■ **EXERCISE OBJECTIVE**:
Below are records. Copy every line with "TouchArgs" in it.

[Stored items]
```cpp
int mkgnn_segment_sum_block_rows(const float* in, int64_t in_stride, const int32_t* rowptr, const int32_t* col,
                                 const int8_t* degree, int64_t n_rows, const int32_t num_kernels[MKGNN_MAX_DEGREE],
                                 int32_t mode, float* out, int64_t out_stride, float* inv_norm, void* stream) {
    const char* who = "mkgnn_segment_sum_block_rows";
    if (mode < 1 || mode > 3) return api_fail("%s: mode %d (1 = block-row sources, 2 = block-row destinations, 3 = 1 with pre-split output)", who, mode);
    if (mode == 3 && !inv_norm) return api_fail("%s: mode 3 (pre-split rows) needs inv_norm", who);
    if (!num_kernels) return api_fail("%s: num_kernels is null", who);
    int width = 0;
    for (int i = 0; i < MKGNN_MAX_DEGREE; ++i) {
        if (num_kernels[i] < 0 || num_kernels[i] > 255) return api_fail("%s: num_kernels[%d] = %d outside 0..255", who, i, num_kernels[i]);
        width += num_kernels[i];
    }
    if (n_rows < 0 || width <= 0 || in_stride < width || out_stride < width) return api_fail("%s: bad shape", who);
    if (n_rows == 0) return 0;
    if (!in || !rowptr || !col || !out || (mode == 2 && !degree)) return api_fail("%s: null pointer", who);
    if (!segment_sum_blocks_supported(in, in_stride, n_rows, width, out, out_stride))
        return api_fail("%s: needs 16-byte aligned rows (strides multiples of 4 floats), at most 255 columns and fewer than 2^28 rows", who);
    hipError_t e = launch_segment_sum_blocks(in, in_stride, rowptr, col, degree, n_rows, width, num_kernels, mode, out, out_stride,
                                             inv_norm, (hipStream_t)stream);
    return e == hipSuccess ? 0 : api_hip_fail(who, e);
}

}
```

molkgnn_amd/csrc/kgnn_launch.h:

```cpp
#pragma once
#include "kgnn_common.h"
#include "kgnn_switches.h"

#include <atomic>

namespace mkgnn {

struct PrepArgs {
    mkgnn_kernel_bank bank[MKGNN_MAX_DEGREE];
    float* cen[MKGNN_MAX_DEGREE];
    float* sup[MKGNN_MAX_DEGREE];
    float* edg[MKGNN_MAX_DEGREE];
    float* icen[MKGNN_MAX_DEGREE];
    float* isup[MKGNN_MAX_DEGREE];
    float* iedg[MKGNN_MAX_DEGREE];
    int8_t* chir[MKGNN_MAX_DEGREE];
    float* mix[MKGNN_MAX_DEGREE];
    float* padded[MKGNN_MAX_DEGREE];
    float* edge_padded[MKGNN_MAX_DEGREE];
    int row_start[MKGNN_MAX_DEGREE + 1];
    int F, E;
};

struct FwdArgs {
    const float* x; int64_t xs; const float* inv;
    const int64_t* sel; const int64_t* nei; const float* e_nei; const float* p_focal; const float* p_nei;
    int64_t n; int F, E, L, last;
    const float* cen; const float* sup; const float* edg; const int8_t* chir; const float* mix;
    float* out; int64_t os; int off, K;
    float* pair; int8_t* chir_out;
    const float* padded; const float* edge_padded;
    int64_t n_atoms;
};

#ifdef MKGNN_EXP_MAX_BLOCKS
constexpr int FUSED_MAX_BLOCKS = MKGNN_EXP_MAX_BLOCKS;
#else
constexpr int FUSED_MAX_BLOCKS = 512;
#endif
constexpr int FUSED_MAX_GROUPS = 16;

struct FusedDeg {
    const int64_t* sel; const int64_t* nei; const float* e_nei; const float* e_unit; const float* p_focal; const float* p_nei;
    const float* padded; const float* edge_padded; const int8_t* chir; const float* mix; const int8_t* eqflag; const int8_t* signflag;
    float* pair; int8_t* chir_out;
    int64_t n;
    int L, off;
    int nct;
    int kpt;
    int cs;
    int nloc;
    int ics;
};

struct FusedFwdArgs {
    const float* x; int64_t xs; const float* inv;
    float* out; int64_t os;
    int K, F, E, last;
    int64_t n_atoms;
    int bf16;
    int x_split;
    int FPB;
    FusedDeg deg[MKGNN_MAX_DEGREE];
    uint8_t grp_degree[FUSED_MAX_GROUPS];
    uint8_t grp_cp[FUSED_MAX_GROUPS];
    uint16_t grp_count[FUSED_MAX_GROUPS];
    uint8_t blk_group[FUSED_MAX_BLOCKS];
    uint16_t blk_rank[FUSED_MAX_BLOCKS];
    unsigned long long* stamps;
};

struct BwdArgs {
    const float* x; int64_t xs; const float* inv;
    const int64_t* sel; const int64_t* nei; const float* e_nei;
    int64_t n; int F, E, L;
    const float* cen; const float* sup; const float* edg; const float* mix;
    const float* gout; int64_t gs; int off;
    const float* pair; const int8_t* chir;
    float* contrib; int64_t contrib_base;
    int CS;
    float* slab; int nchunk;
    const float* padded;
    float* theta_slab;
    int theta_in_bank;
};

struct BankReduceArgs {
    const float* slab; int nchunk; int F, E, L;
    const float* theta_src; size_t theta_stride; int theta_count;
    const float* cen; const float* sup; const float* edg;
    const float* icen; const float* isup; const float* iedg;
    mkgnn_kernel_bank_grad g;
};

hipError_t launch_row_inv_norm(const float* x, int64_t stride, int64_t n, int F, float* inv, hipStream_t st);
constexpr int PREP_MANY_MAX = 4;
constexpr int TOUCH_MAX = 16, TOUCH_BLOCKS = 512;
struct TouchArgs { const char* ptr[TOUCH_MAX]; uint32_t bytes[TOUCH_MAX]; int count; };
bool take_touch_hint(TouchArgs& out);
#ifdef __HIPCC__
__device__ __forceinline__ void touch_body(const TouchArgs& t, uint32_t b, uint32_t nb) {
    uint32_t acc = 0;
    const uint32_t stride = nb * 256u;
    for (int k = 0; k < t.count; ++k) {
        const uint4* const p = (const uint4*)t.ptr[k];
        const uint32_t n16 = t.bytes[k] >> 4;
        for (uint32_t i = b * 256u + threadIdx.x; i < n16; i += 8u * stride) {
            uint4 v[8];
#pragma unroll
            for (int u = 0; u < 8; ++u) {
                const uint32_t j = i + (uint32_t)u * stride;
                v[u] = p[j < n16 ? j : n16 - 1u];
            }
#pragma unroll
            for (int u = 0; u < 8; ++u) acc ^= v[u].x ^ v[u].y ^ v[u].z ^ v[u].w;
        }
    }
    asm volatile("" :: "v"(acc));
}
#endif
struct PrepManyArgs { PrepArgs layer[PREP_MANY_MAX]; int task_start[PREP_MANY_MAX + 1]; int count; int prep_blocks; TouchArgs touch; };
hipError_t launch_bank_prepare_many(int count, const mkgnn_kernel_bank* banks , const WorkspaceLayout* w,
                                    char* const* ws, const int* F, int E, hipStream_t st, const TouchArgs* touch = nullptr);
void build_bank_prepare_many(int count, const mkgnn_kernel_bank* banks, const WorkspaceLayout* w, char* const* ws, const int* F,
                             int E, PrepManyArgs* out);
hipError_t launch_bank_prepare_args(const PrepManyArgs& m, hipStream_t st);
bool take_pending_prepare(PrepManyArgs& out);
hipError_t launch_bank_prepare(const mkgnn_kernel_bank banks[4], const WorkspaceLayout& w, char* ws, int F, int E,
                               hipStream_t st);
hipError_t launch_forward_generic(int d, const FwdArgs& a, hipStream_t st);
bool mfma_forward_supported(int d, int F, int E, int L);
int fused_group_count(int d, int F, int L);
hipError_t launch_forward_fused(FusedFwdArgs& a, const bool use_stream[4], const bool use_bank[4], hipStream_t st);
bool stream_forward_supported(int d, int F, int E, int L, int64_t n_atoms, int64_t x_stride, int64_t out_stride, const float* e_unit);
hipError_t launch_forward_stream(FusedFwdArgs& a, const bool use[4], hipStream_t st);
int stream_tiles_per_part(int d);
int stream_column_parts(int d, int L);
bool stream_rows_split_supported(int F);
bool stream_forward_bf16_supported(int F);
int stream_forward_groups(const int L[4], const bool use[4]);
hipError_t launch_unit_rows8(const float* in, int64_t n_rows, int E, float* out, hipStream_t st);
hipError_t launch_backward_generic(int d, const BwdArgs& a, hipStream_t st);
struct BankReduceAllArgs { BankReduceArgs deg[4]; int blk_start[4]; };
hipError_t launch_bank_reduce_all(const BankReduceArgs r[4], hipStream_t st);
bool lds_backward_supported(int d, int F, int E, int L, int64_t xs, bool x_aligned);
hipError_t launch_backward_lds(int d, const BwdArgs& a, int* nchunk_out, int* ntheta_out, bool rows_too, hipStream_t st);
int bank_blocks_for(int d, int64_t n);
hipError_t launch_backward_bank_fused(const BwdArgs a4[4], const bool use[4], int nchunk_out[4], int ntheta_out[4], hipStream_t st);
bool bank_stream_supported(int d, int F, int E, int L, int64_t n_atoms, int64_t x_stride, const float* e_unit);
bool bank_stream_rows_split_supported(int F);
struct BankStreamDeg {
    const int64_t* sel; const int64_t* nei; const float* e_unit;
    const float* pair; const int8_t* chir;
    const float* mix;
    float* coefq;
    float* slab;
    float* theta_slab;
    int64_t n;
    int L, off, nct, kpt, cs;
    int prep_blk0, prep_blocks;
};

struct BankStreamArgs {
    const float* x; int64_t xs; const float* inv;
    const float* gout; int64_t gs;
    int F, E;
    int through_nei;
    BankStreamDeg deg[MKGNN_MAX_DEGREE];
    uint8_t grp_degree[FUSED_MAX_GROUPS];
    uint8_t grp_cp[FUSED_MAX_GROUPS];
    uint16_t grp_count[FUSED_MAX_GROUPS];
    uint8_t blk_group[FUSED_MAX_BLOCKS];
    uint16_t blk_rank[FUSED_MAX_BLOCKS];
};

struct TailMidArgs {
    const float* z; float* dz;
    const int32_t *rin, *cin, *rout, *cout;
    const int32_t *mol_ptr, *atom_mol;
    int64_t n_atoms, n_mols, n_loss;
    const float *b1, *w2, *b2, *wh, *bh, *y;
    int H, G;
    float drop_p; const int64_t* rng;
    float* emb; int64_t es;
    float* pred;
    float* slab; int slab_stride;
    int mg;
    float rdrop_p;
};
constexpr int TAIL_MAX_BLOCKS = 768;
constexpr int TAIL_B1 = 0, TAIL_W2 = 32, TAIL_B2 = 32 + 1024, TAIL_WH = TAIL_B2 + 32, TAIL_BH = TAIL_WH + 32, TAIL_LOSS = TAIL_BH + 1,
              TAIL_SLAB = (TAIL_LOSS + 1 + 3) / 4 * 4;
hipError_t launch_pending_tail_reduce(hipStream_t st, bool* launched = nullptr);
int tail_group_size(int64_t n_loss_mols);
int tail_middle_blocks(int64_t n_loss_mols);
hipError_t launch_tail_middle(const TailMidArgs& a, int nb, int loss_kind, hipStream_t st);
hipError_t launch_tail_score(const TailMidArgs& a, int nb, hipStream_t st);

struct AtomContribArgs {
    const float* z;
    const int32_t *rin, *cin; int64_t n;
    const float *b1, *w2, *b2;
    const float* wh; int64_t wh_stride;
    int H, G, T;
    float* out; int64_t os;
};
constexpr int ATOM_CONTRIB_MAX_BLOCKS = 1024;
hipError_t launch_atom_contrib(const AtomContribArgs& a, hipStream_t st);

struct BankStreamLaunch { BankStreamArgs a; int nb, prep_blocks, KC; size_t lds_bytes; int x_split; };
void plan_backward_bank_stream(const BwdArgs a4[4], const bool use[4], const float* const e_unit[4], float* const coefq[4],
                               int nchunk_out[4], int ntheta_out[4], bool through_nei, BankStreamLaunch* out);
hipError_t launch_coef_prepare(const BankStreamLaunch& p, hipStream_t st);
hipError_t launch_backward_bank_stream(const BankStreamLaunch& p, hipStream_t st);
bool rows_stream_supported(int d, int F, int E, int L);
hipError_t launch_backward_rows_stream(const BwdArgs a4[4], const bool use[4], float* const coefq[4], hipStream_t st);
bool mfma_backward_supported(int d, int F, int E, int L, int64_t xs, bool x_aligned, int64_t n_atoms);
hipError_t launch_backward_rows_mfma(int d, const BwdArgs& a, int* ntheta_out, hipStream_t st);
hipError_t launch_backward_gather(const float* contrib, int64_t cs, int64_t n_contrib_rows, const int32_t* rowptr,
                                  const int32_t* rows, const float* x, int64_t xs, const float* inv, int64_t n, int F,
                                  float* gx, int64_t gxs, bool allow_fast, hipStream_t st, bool x_split = false);
bool segment_sum_blocks_supported(const float* in, int64_t is, int64_t n, int width, const float* out, int64_t os);
hipError_t launch_segment_sum_blocks(const float* in, int64_t is, const int32_t* rowptr, const int32_t* col, const int8_t* deg8,
                                     int64_t n, int width, const int32_t L[4], int mode, float* out, int64_t os,
                                     float* inv_norm, hipStream_t st);
bool try_segment_sum_aligned(const float* in, int64_t is, const int32_t* rowptr, const int32_t* col, int64_t n, int width,
                             float* out, int64_t os, float* inv_norm, hipStream_t st, hipError_t* err);
bool try_backward_gather_aligned(const float* contrib, int64_t cs, const int32_t* rowptr, const int32_t* rows, const float* x,
                                 int64_t xs, const float* inv, int64_t n, int F, float* gx, int64_t gxs, hipStream_t st,
                                 hipError_t* err, bool x_split = false);
bool try_rows_presplit(const float* x, int64_t xs, int64_t n, int width, float* inv, float* out, int64_t os, hipStream_t st, hipError_t* err);
bool try_row_inv_norm_aligned(const float* x, int64_t xs, int64_t n, int width, float* inv, hipStream_t st, hipError_t* err);
hipError_t launch_segment_sum(const float* in, int64_t is, const int32_t* rowptr, const int32_t* col, int64_t n,
                              int width, float* out, int64_t os, float* inv_norm, hipStream_t st);

struct PerDeviceOnce {
    std::atomic<bool> done[16];
    PerDeviceOnce() { for (auto& d : done) d.store(false); }
    int pending() {
        int dev = 0;
        if (hipGetDevice(&dev) != hipSuccess || dev < 0 || dev >= 16) return 0;
        return done[dev].load(std::memory_order_acquire) ? -1 : dev;
    }
    void set(int dev) { if (dev >= 0 && dev < 16) done[dev].store(true, std::memory_order_release); }
};

struct GridCaps { std::atomic<int> fwd{0}, rows{0}, bank{0}; };
extern GridCaps g_grid_caps;
struct PlanInfo { std::atomic<int> blocks{0}, min_iters{0}, max_iters{0}, launches{0}; };
extern PlanInfo g_last_plan[3];
inline int grid_cap(const std::atomic<int>& cap, int dflt) {
    const int c = cap.load(std::memory_order_relaxed);
    return (c >= 8 && c <= FUSED_MAX_BLOCKS) ? c : dflt;
}
inline void note_plan(int which, int blocks, int ng, const int64_t* tiles_of, const int* count, const int* nstream_of) {
    int lo = 1 << 30, hi = 0;
    for (int g = 0; g < ng; ++g) {
        const int64_t streams = (int64_t)count[g] * nstream_of[g];
        const int it = (int)((tiles_of[g] + streams - 1) / streams);
        if (it < lo) lo = it;
        if (it > hi) hi = it;
    }
    g_last_plan[which].blocks.store(blocks); g_last_plan[which].min_iters.store(ng ? lo : 0); g_last_plan[which].max_iters.store(hi);
}

int api_fail(const char* fmt, ...);
int api_hip_fail(const char* what, hipError_t e);

int bwd_split_mode();

}
```

molkgnn_amd/csrc/kgnn_readout.hip:

```cpp
#include <hip/hip_runtime.h>
#include <cstdint>
#include "kgnn_common.h"
#include <mutex>

#include "kgnn_launch.h"
#include "kgnn_philox.h"
#include "../../include/molkgnn_hip.h"

namespace mkgnn {

typedef mkgnn_f32x4 f32x4;
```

■ **ANSWER SPACE**:
struct TouchArgs { const char* ptr[TOUCH_MAX]; uint32_t bytes[TOUCH_MAX]; int count; };
bool take_touch_hint(TouchArgs& out);
__device__ __forceinline__ void touch_body(const TouchArgs& t, uint32_t b, uint32_t nb) {
struct PrepManyArgs { PrepArgs layer[PREP_MANY_MAX]; int task_start[PREP_MANY_MAX + 1]; int count; int prep_blocks; TouchArgs touch; };
                                    char* const* ws, const int* F, int E, hipStream_t st, const TouchArgs* touch = nullptr);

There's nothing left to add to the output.